How many jobs can be done at home? [pdf] - erentz
https://bfi.uchicago.edu/wp-content/uploads/BFI_White-Paper_Dingel_Neiman_3.2020.pdf
======
0xFACEFEED
As someone who's worked from a lot and also worked from an office, I feel like
there's an important component missing when discussing WFH for professions
outside of tech.

One important issue IMO is just having a workspace. Software engineers are
kinda spoiled in this regard because we make the big bucks. We can afford to
retrofit areas of our homes to create good working conditions. We can take our
laptops to coffee shops in a pinch.

I recently upgraded my living situation by moving into a much nicer place, but
it's smaller so I ditched the "home office" setup I had before.
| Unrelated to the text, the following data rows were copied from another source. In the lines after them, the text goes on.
template <int MULT>
__device__ __forceinline__ void aec_block(const AecConstsNear &K, const float *__restrict__ curves_g, const PowTables *__restrict__ powtab, AecWaveLds &W, AecTaps &taps,
                                          const AecFarBufs &F, const AecBlkPlan &bp, const AecNoiseEntry *__restrict__ noise_tab, const int lane_in) {
    int lane = opaque_lane(lane_in);
    int *Si = reinterpret_cast<int *>(W.st) - AS_LDS0;
    const float mu = MULT == 1 ? 0.6f : 0.5f, err_thr = MULT == 1 ? 2e-6f : 1.5e-6f;
    const float scale = 2.0f / 128;
    const int n = bp.hist_n;
    int blk_flags;
    {
        int nctr = __builtin_amdgcn_readfirstlane(Si[AS_NOISECTR]), dctr = __builtin_amdgcn_readfirstlane(Si[AS_DELAYCTR]);
        blk_flags = nctr > 50 ? kAecFlagNoiseMin : 0;
        if (nctr < 500 * MULT) {
            nctr++;
            blk_flags |= kAecFlagNoiseInit;
        }
        dctr++;
        if (dctr == 10 * MULT) dctr = 0;
// ... 359 lines not shown
    const int diverge = ((Si[AS_DIVERGE] ? 1.05f : 1.0f) * seSum > sdSum) ? 1 : 0;
    const bool reset_filter = seSum > (19.95f * sdSum);
    wave_sync();
    if (lane == 0) Si[AS_DIVERGE] = diverge;
    if (reset_filter) {
#pragma unroll
        for (int p = 0; p < 12; p++) {
            taps.t[p] = v2f{0.f, 0.f};
            if (lane == 0) W.wn[p] = 0.f;
        }
    }
    AEC_PROF(6);
    AEC_RELANE();
    const uint32_t nseed = (uint32_t)__builtin_amdgcn_readfirstlane(Si[AS_NSEED]);
    const uint2 *jump = reinterpret_cast<const uint2 *>(noise_tab + kAecNoiseTab);
    const uint2 jl = jump[(lane + 63) & 63], j64 = jump[63];
    const AecNoiseEntry nz = noise_tab[((nseed * jl.x + jl.y) & 0x7FFFFFFFu) >> 16];
    const float nz_c = nz.c, nz_s = nz.s;
    if (lane == 0) Si[AS_NSEED] = (int)((nseed * j64.x + j64.y) & 0x7FFFFFFFu);
    {
        auto coh = [&](int b, float &cde, float &cxd) {
            const float sde_r = AEC_ST(AS_SDE_RE + b), sde_i = AEC_ST(AS_SDE_IM + b), sxd_r = AEC_ST(AS_SXD_RE + b),
                        sxd_i = AEC_ST(AS_SXD_IM + b);
            cde = (sde_r * sde_r + sde_i * sde_i) / (AEC_ST(AS_SD + b) * AEC_ST(AS_SE + b) + 1e-10f);
            cxd = (sxd_r * sxd_r + sxd_i * sxd_i) / (AEC_ST(AS_SX + b) * AEC_ST(AS_SD + b) + 1e-10f);
        };
        float a0, a1, c0, c1;
        coh(lane, a0, a1);
#if !defined(WMX_AEC_EXP) || WMX_AEC_EXP < 1
        coh(kAecPart, c0, c1);
#else
// ... 172 lines not shown
            AEC_ST(AS_OUT_RING + ring_at(bp.out_wr, i + 1)) = o1;
        }
        wave_sync();
        if (lane >= 32) {
            AEC_ST(AS_OUTBUF + i) = pt.x * scale * K.hanning[kAecPart - i];
            AEC_ST(AS_OUTBUF + i + 1) = pt.y * scale * K.hanning[kAecPart - i - 1];
        }
    }
    AEC_ST(AS_DPREV + lane) = W.cur[lane];
    AEC_ST(AS_EPREV + lane) = W.enew[lane];
    wave_sync();
    AEC_PROF(9);
#undef AEC_RELANE
}

template <int MULT>
#ifndef WMX_AEC_WAVES
#define WMX_AEC_WAVES 4
#endif
__global__ __attribute__((amdgpu_waves_per_eu(WMX_AEC_WAVES, WMX_AEC_WAVES))) __launch_bounds__(64 * kAecWavesPerBlock) void aec_near_kernel(float *__restrict__ state, AecFarBufs F_all,
                                                                          const float *__restrict__ consts_g,
                                                                          const AecPlan *__restrict__ plans, int n_packets, int n_classes,
                                                                          const int32_t *__restrict__ plan_of,
                                                                          const AecNoiseEntry *__restrict__ noise_tab,
                                                                          const int16_t *near_pcm, int16_t *out_pcm, int n_streams,
                                                                          long stream_stride, long packet_stride, int chn, int pkg,
                                                                          const int *__restrict__ stream_far, const uint8_t *__restrict__ active,
                                                                          const int *__restrict__ order) {
    __shared__ AecConstsNear K;
    __shared__ AecWaveLds Wv[kAecWavesPerBlock];
    const int lane = threadIdx.x & 63;
    const int wave = __builtin_amdgcn_readfirstlane(threadIdx.x >> 6);
    int sidx;
    if (order) {
        const unsigned i = blockIdx.x, per = gridDim.x >> 3;
        sidx = __builtin_amdgcn_readfirstlane(order[((i & 7u) * per + (i >> 3)) * kAecWavesPerBlock + wave]);
    } else {
        sidx = blockIdx.x * kAecWavesPerBlock + wave;
    }
    const bool live = sidx >= 0 && stream_active(active, sidx, n_streams);
    const int sl = (sidx >= 0 && sidx < n_streams) ? sidx : 0;
    const int grp = stream_far ? __builtin_amdgcn_readfirstlane(stream_far[sl]) : 0;
    const AecFarBufs F = far_group(F_all, grp);
    plans += plan_of ? __builtin_amdgcn_readfirstlane(plan_of[grp]) : grp;
    float *gst = state + (size_t)sl * AS_WORDS;
    constexpr int kConstIt = (kAecConstNearWords + 64 * kAecWavesPerBlock - 1) / (64 * kAecWavesPerBlock);
    float kc[kConstIt];
#pragma unroll
    for (int k = 0; k < kConstIt; k++) {
        const int i = threadIdx.x + 64 * kAecWavesPerBlock * k;
        kc[k] = consts_g[i < kAecConstNearWords ? i : 0];
    }
    int16_t pcm0[2][2];
    {
        const int16_t *in0 = near_pcm + (size_t)sl * stream_stride;
#pragma unroll
        for (int s = 0; s < 2; s++)
#pragma unroll
            for (int h = 0; h < 2; h++) {
                const int i = lane + 64 * h;
                const bool want = i < kAecFrame && s * kAecFrame + i < pkg;
                const int16_t v = in0[want ? (s * kAecFrame + i) * chn : 0];
                pcm0[s][h] = want ? v : (int16_t)0;
            }
    }
    AecTaps taps;
#pragma unroll
    for (int p = 0; p < 12; p++) {
        taps.t[p].x = gst[AS_W_RE + p * BP + lane];
        taps.t[p].y = gst[AS_W_IM + p * BP + lane];
    }
    const float wn0 = gst[AS_W_RE + (lane < 12 ? lane : 0) * BP + kAecPart];
    constexpr int kChunks = (AS_LDS_WORDS / 4 + 63) / 64;
    float4 c[kChunks];
    {
        const float4 *g4 = reinterpret_cast<const float4 *>(gst + AS_LDS0);
#pragma unroll
        for (int k = 0; k < kChunks; k++) {
            const int i = lane + 64 * k;
            c[k] = g4[i < AS_LDS_WORDS / 4 ? i : i - 64];
        }
    }
#pragma unroll
    for (int k = 0; k < kConstIt; k++) {
        const int i = threadIdx.x + 64 * kAecWavesPerBlock * k;
        if (i < kAecConstNearWords) reinterpret_cast<float *>(&K)[i] = kc[k];
    }
    asm volatile("s_waitcnt lgkmcnt(0)\n\ts_barrier" ::: "memory");
    if (!live) return;
    const PowTables *powtab = reinterpret_cast<const PowTables *>(consts_g + kAecConstWords);
    AecWaveLds &W = Wv[wave];
#ifdef WMX_AEC_PROF
    if (lane < 16) W.prof[lane] = 0;
#endif
    AEC_PROF_START;
    if (lane < 12) W.wn[lane] = wn0;
    {
        float4 *s4 = reinterpret_cast<float4 *>(W.st);
#pragma unroll
        for (int k = 0; k < kChunks; k++) {
            const int i = lane + 64 * k;
            s4[i < AS_LDS_WORDS / 4 ? i : i - 64] = c[k];
        }
    }
#pragma unroll
    for (int h = 0; h < 2; h++) {
        const int i = lane + 64 * h;
        if (i < kAecFrame) {
            W.fa[0][i] = (float)pcm0[0][h];
            W.park[i] = pcm0[1][h];
        }
    }
    wave_sync();
    AEC_PROF(10);
    for (int p = 0; p < n_packets; p++) {
        const AecPlan &pl = plans[(size_t)p * n_classes];
        if (!pl.has_near) continue;
        const size_t off = (size_t)sidx * stream_stride + (size_t)p * packet_stride;
        const int16_t *in = near_pcm + off;
        int16_t *out = out_pcm + off;
        if (pl.passthrough) {
            for (int i = lane; i < pkg; i += 64) {
                const int16_t v = in[i * chn];
                for (int c = 0; c < chn; c++) out[i * chn + c] = v;
            }
            continue;
        }
        for (int s = 0; s < pl.n_sub; s++) {
            const AecSubPlan &sp = pl.sub[s];
            const int ln = opaque_lane(lane);
#pragma unroll
            for (int h = 0; h < 2; h++) {
                const int i = ln + 64 * h;
                if (i >= kAecFrame) continue;
                const float v = (p == 0 && s < 2) ? (s == 0 ? W.fa[0][i] : (float)W.park[i]) : (float)in[(s * kAecFrame + i) * chn];
                AEC_ST(AS_NEAR_RING + ring_at(sp.near_wr, i)) = v;
            }
            wave_sync();
            for (int k = 0; k < sp.n_blocks; k++)
                aec_block<MULT>(K, consts_g + kAecConstNearWords, powtab, W, taps, F, pl.blk[sp.first_blk + k], noise_tab, lane);
            for (int i = opaque_lane(lane); i < kAecFrame; i += 64) {
                const int16_t v = (int16_t)AEC_ST(AS_OUT_RING + ring_at(sp.out_rd, i));
                for (int c = 0; c < chn; c++) out[(s * kAecFrame + i) * chn + c] = v;
            }
            wave_sync();
        }
    }
    wave_sync();
    AEC_PROF(11);
    asm volatile("" : "+s"(gst));
    float __attribute__((address_space(1))) *gout = (float __attribute__((address_space(1))) *)gst;
    const int ln = opaque_lane(lane);
#pragma unroll
    for (int p = 0; p < 12; p++) {
        gout[AS_W_RE + p * BP + ln] = taps.t[p].x;
        gout[AS_W_IM + p * BP + ln] = taps.t[p].y;
    }
    if (ln < 12) gout[AS_W_RE + ln * BP + kAecPart] = W.wn[ln];
    {
        typedef float v4f __attribute__((ext_vector_type(4)));
        v4f __attribute__((address_space(1))) *g4 = (v4f __attribute__((address_space(1))) *)(gout + AS_LDS0);
        const v4f *s4 = reinterpret_cast<const v4f *>(W.st);
        for (int i = ln; i < AS_LDS_WORDS / 4; i += 64) g4[i] = s4[i];
    }
    AEC_PROF(12);
#ifdef WMX_AEC_PROF
    if (lane < 16) atomicAdd(&g_aec_prof[lane], W.prof[lane]);
#endif
}
#ifdef WMX_AEC_PROF
extern "C" int wmx_debug_aec_prof(unsigned long long *out16, int reset) {
    hipDeviceSynchronize();
    hipMemcpyFromSymbol(out16, HIP_SYMBOL(g_aec_prof), sizeof(unsigned long long) * 16);
    if (reset) {
        unsigned long long z[16] = {0};
        hipMemcpyToSymbol(HIP_SYMBOL(g_aec_prof), z, sizeof(z));
    }
    return 0;
}
#endif
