# 2235854410/CCVPE

Hardware: AMD Instinct MI355X
Metric: query images/sec (VIGOR, 512x512 sat / 320x640 grd) (higher is better)
Workload: dtype f32; 1 GPU; vigor_samearea_fov360_b32; variant=vigor_ori_prior, batch_per_gpu=32, global_batch=32, parallelism=image-parallel x1, all_gather of 20 B/query results, schedule=two streams per GPU (aerial encoder + orientation decoder on the second)

## Files before the change

ccvpe_amd/_lib.py:

```python
from __future__ import annotations

import ctypes as C
import os

_HERE = os.path.dirname(os.path.abspath(__file__))
LIB_PATH = os.path.join(_HERE, "csrc", "libccvpe_hip.so")

OK = 0
VARIANT_ID = {"vigor": 0, "vigor_ori_prior": 1, "kitti": 2, "oxford": 3}


class Config(C.Structure):
    _fields_ = [("variant", C.c_int32), ("circular_padding", C.c_int32), ("ori_noise", C.c_float),
                ("device", C.c_int32), ("micro_batch", C.c_int32), ("reserved", C.c_int32 * 3)]


class Outputs(C.Structure):
    _fields_ = [("logits_flattened", C.c_void_p), ("heatmap", C.c_void_p), ("ori", C.c_void_p),
                ("matching_score", C.c_void_p * 6)]


class Pose(C.Structure):
    _fields_ = [("index", C.c_int32), ("prob", C.c_float), ("cos_v", C.c_float), ("sin_v", C.c_float),
                ("angle_deg", C.c_float)]


SYMBOLS = [
    ("ccvpe_last_error", C.c_char_p, []),
    ("ccvpe_version", C.c_char_p, []),
    ("ccvpe_launch_count", C.c_uint64, []),
    ("ccvpe_create", C.c_int, [C.POINTER(Config), C.POINTER(C.c_void_p)]),
    ("ccvpe_destroy", C.c_int, [C.c_void_p]),
    ("ccvpe_set_weight", C.c_int, [C.c_void_p, C.c_char_p, C.c_void_p, C.POINTER(C.c_int64), C.c_int32]),
    ("ccvpe_skip_weight", C.c_int, [C.c_void_p, C.c_char_p]),
    ("ccvpe_finalize_weights", C.c_int, [C.c_void_p]),
    ("ccvpe_save_packed", C.c_int, [C.c_void_p, C.c_char_p]),
    ("ccvpe_load_packed", C.c_int, [C.c_void_p, C.c_char_p]),
    ("ccvpe_pack_switches", C.c_char_p, []),
    ("ccvpe_import_tuning", C.c_int, [C.c_void_p, C.c_char_p]),
    ("ccvpe_export_tuning", C.c_int, [C.c_void_p, C.c_char_p, C.c_size_t, C.POINTER(C.c_size_t)]),
    ("ccvpe_tuning_generation", C.c_int, [C.c_void_p]),
    ("ccvpe_max_micro_batch", C.c_int, [C.c_int32, C.c_float, C.c_int32, C.c_int32]),
    ("ccvpe_output_channels", C.c_int, [C.c_void_p, C.c_int32]),
    ("ccvpe_workspace_bytes", C.c_size_t, [C.c_void_p, C.c_int32, C.c_int32, C.c_int32]),
    ("ccvpe_forward", C.c_int, [C.c_void_p, C.c_void_p, C.c_int32, C.c_int32, C.c_void_p, C.c_int32,
                                C.POINTER(Outputs), C.c_void_p]),
    ("ccvpe_postprocess", C.c_int, [C.c_void_p, C.c_void_p, C.c_void_p, C.c_int32, C.c_void_p, C.c_void_p]),
    ("ccvpe_postprocess_rows", C.c_int, [C.c_void_p, C.c_void_p, C.c_void_p, C.c_int32, C.c_void_p, C.c_void_p]),
    ("ccvpe_postprocess_topk", C.c_int, [C.c_void_p, C.c_void_p, C.c_void_p, C.c_int32, C.c_int32, C.c_int32, C.c_void_p,
                                         C.c_void_p]),
    ("ccvpe_eval_metrics", C.c_int, [C.c_void_p, C.c_void_p, C.c_void_p, C.c_int32, C.c_void_p, C.c_void_p, C.c_void_p, C.c_void_p,
                                     C.c_void_p, C.c_void_p]),
    ("ccvpe_aerial_cache_bytes", C.c_size_t, [C.c_void_p, C.c_int32]),
    ("ccvpe_encode_aerial", C.c_int, [C.c_void_p, C.c_void_p, C.c_int32, C.c_void_p, C.c_void_p]),
    ("ccvpe_forward_cached", C.c_int, [C.c_void_p, C.c_void_p, C.c_int32, C.c_int32, C.c_void_p, C.c_int32,
                                       C.POINTER(Outputs), C.c_void_p]),
    ("ccvpe_localize", C.c_int, [C.c_void_p, C.c_void_p, C.c_int32, C.c_int32, C.c_void_p, C.c_int32, C.c_void_p, C.c_void_p]),
    ("ccvpe_localize_cached", C.c_int, [C.c_void_p, C.c_void_p, C.c_int32, C.c_int32, C.c_void_p, C.c_int32, C.c_void_p,
                                        C.c_void_p]),
    ("ccvpe_localize_topk", C.c_int, [C.c_void_p, C.c_void_p, C.c_int32, C.c_int32, C.c_void_p, C.c_int32, C.c_int32, C.c_int32,
                                      C.c_void_p, C.c_void_p]),
    ("ccvpe_localize_topk_cached", C.c_int, [C.c_void_p, C.c_void_p, C.c_int32, C.c_int32, C.c_void_p, C.c_int32, C.c_int32,
                                             C.c_int32, C.c_void_p, C.c_void_p]),
    ("ccvpe_forward_cached_indexed", C.c_int, [C.c_void_p, C.c_void_p, C.c_int32, C.c_int32, C.c_void_p, C.c_int32, C.c_void_p,
                                               C.c_int32, C.POINTER(Outputs), C.c_void_p]),
    ("ccvpe_localize_cached_indexed", C.c_int, [C.c_void_p, C.c_void_p, C.c_int32, C.c_int32, C.c_void_p, C.c_int32, C.c_void_p,
                                                C.c_int32, C.c_void_p, C.c_void_p]),
    ("ccvpe_localize_topk_cached_indexed", C.c_int, [C.c_void_p, C.c_void_p, C.c_int32, C.c_int32, C.c_void_p, C.c_int32, C.c_void_p,
                                                     C.c_int32, C.c_int32, C.c_int32, C.c_void_p, C.c_void_p]),
    ("ccvpe_ground_cache_bytes", C.c_size_t, [C.c_void_p, C.c_int32, C.c_int32, C.c_int32]),
    ("ccvpe_encode_ground", C.c_int, [C.c_void_p, C.c_void_p, C.c_int32, C.c_int32, C.c_int32, C.c_void_p, C.c_void_p]),
    ("ccvpe_localize_region", C.c_int, [C.c_void_p, C.c_void_p, C.c_int32, C.c_int32, C.c_int32, C.c_void_p, C.c_int32, C.c_void_p,
                                        C.c_void_p, C.c_void_p, C.c_void_p, C.c_void_p, C.c_void_p, C.c_void_p, C.c_void_p]),
    ("ccvpe_localize_prior", C.c_int, [C.c_void_p, C.c_void_p, C.c_int32, C.c_int32, C.c_void_p, C.c_int32, C.c_void_p, C.c_int64,
                                       C.c_int32, C.c_int32, C.c_void_p, C.c_void_p]),
    ("ccvpe_localize_prior_cached_indexed", C.c_int, [C.c_void_p, C.c_void_p, C.c_int32, C.c_int32, C.c_void_p, C.c_int32, C.c_void_p,
                                                      C.c_int32, C.c_void_p, C.c_int64, C.c_int32, C.c_int32, C.c_void_p, C.c_void_p]),
    ("ccvpe_postprocess_prior", C.c_int, [C.c_void_p, C.c_void_p, C.c_void_p, C.c_int32, C.c_void_p, C.c_int64, C.c_int32, C.c_int32,
                                          C.c_void_p, C.c_void_p]),
    ("ccvpe_localize_region_prior", C.c_int, [C.c_void_p, C.c_void_p, C.c_int32, C.c_int32, C.c_int32, C.c_void_p, C.c_int32, C.c_void_p,
                                              C.c_void_p, C.c_void_p, C.c_int64, C.c_void_p, C.c_void_p, C.c_void_p, C.c_void_p, C.c_void_p,
                                              C.c_void_p]),
    ("ccvpe_track_update", C.c_int, [C.c_void_p, C.c_void_p, C.c_int32, C.c_int32, C.c_void_p, C.c_int32, C.c_void_p, C.c_int64,
                                     C.c_void_p, C.c_void_p, C.c_void_p]),
    ("ccvpe_track_update_cached_indexed", C.c_int, [C.c_void_p, C.c_void_p, C.c_int32, C.c_int32, C.c_void_p, C.c_int32, C.c_void_p,
                                                    C.c_int32, C.c_void_p, C.c_int64, C.c_void_p, C.c_void_p, C.c_void_p]),
    ("ccvpe_track_update_logits", C.c_int, [C.c_void_p, C.c_void_p, C.c_void_p, C.c_int32, C.c_void_p, C.c_int64, C.c_void_p,
                                            C.c_void_p, C.c_void_p]),
    ("ccvpe_track_predict", C.c_int, [C.c_void_p, C.c_void_p, C.c_int32, C.c_void_p, C.c_void_p, C.c_int32, C.c_int32, C.c_void_p,
                                      C.c_void_p, C.c_void_p]),
    ("ccvpe_preprocess", C.c_int, [C.c_void_p, C.c_int32, C.c_int32, C.c_int32, C.c_void_p, C.c_int32,
                                   C.POINTER(C.c_float * 3), C.POINTER(C.c_float * 3), C.c_void_p, C.c_void_p]),
    ("ccvpe_preprocess_resize", C.c_int, [C.c_void_p, C.c_int32, C.c_int32, C.c_int32, C.c_int32, C.c_int32, C.c_void_p, C.c_int32,
                                          C.POINTER(C.c_float * 3), C.POINTER(C.c_float * 3), C.c_void_p, C.c_void_p, C.c_void_p]),
    ("ccvpe_preprocess_affine", C.c_int, [C.c_void_p, C.c_int32, C.c_int32, C.c_int32, C.c_void_p, C.POINTER(C.c_int32), C.c_int32,
                                          C.c_int32, C.c_int32, C.c_int32, C.c_int32, C.POINTER(C.c_float * 3), C.POINTER(C.c_float * 3),
                                          C.c_void_p, C.c_void_p]),
    ("ccvpe_preprocess_window_resize", C.c_int, [C.c_void_p, C.c_int32, C.c_int32, C.c_void_p, C.c_int32, C.c_int32, C.c_int32,
                                                 C.c_int32, C.c_int32, C.POINTER(C.c_float * 3), C.POINTER(C.c_float * 3), C.c_void_p,
                                                 C.c_void_p, C.c_void_p]),
    ("ccvpe_set_debug", C.c_int, [C.c_void_p, C.c_int32]),
    ("ccvpe_set_streams", C.c_int, [C.c_void_p, C.c_int32]),
    ("ccvpe_read_tap", C.c_int, [C.c_void_p, C.c_char_p, C.c_void_p, C.c_size_t, C.POINTER(C.c_size_t),
                                 C.POINTER(C.c_int32 * 4)]),
    ("ccvpe_debug_dump_plan", C.c_int, [C.c_void_p, C.c_char_p]),
    ("ccvpe_profile_forward", C.c_int, [C.c_void_p, C.c_void_p, C.c_int32, C.c_int32, C.c_void_p, C.c_int32,
                                        C.POINTER(Outputs), C.c_void_p]),
    ("ccvpe_profile_row", C.c_int, [C.c_void_p, C.c_int32, C.c_char_p, C.c_size_t, C.POINTER(C.c_float),
                                    C.POINTER(C.c_double), C.POINTER(C.c_double)]),
    ("ccvpe_profile_row_issued", C.c_int, [C.c_void_p, C.c_int32, C.POINTER(C.c_double)]),
    ("ccvpe_op_num_tiles", C.c_int, []),
    ("ccvpe_op_tile_name", C.c_char_p, [C.c_int32]),
    ("ccvpe_op_conv2d", C.c_int, [C.c_void_p, C.c_int32, C.c_int32, C.c_int32, C.c_int32, C.c_void_p, C.c_void_p,
                                  C.c_int32, C.c_int32, C.c_int32, C.c_int32, C.c_int32, C.c_int32, C.c_int32,
                                  C.c_void_p, C.c_int32, C.POINTER(C.c_float), C.c_void_p]),
]
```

Now with COVID
I'm working in my dining room and on my couch. It's so much worse. It might
sound silly but I'm putting a lot more wear/tear on my furniture by being
around all day.

My take on this is that homes aren't and never were designed for WFH
conditions. There are so many details about offices that we take for granted.
I found myself having to clean way more often and do way more dishes now that
the entire family is stuck in the house together.

Then there's a socialization aspect. Tech has a culture of "as long as you can
do the job, it doesn't matter how you behave/dress/interact" \-- this thinking
is applied along a spectrum, some companies are more extreme than others about
it. But a lot of professions like sales/legal/etc rely very heavily on close
social interaction. Tech is also unique in this regard IMO.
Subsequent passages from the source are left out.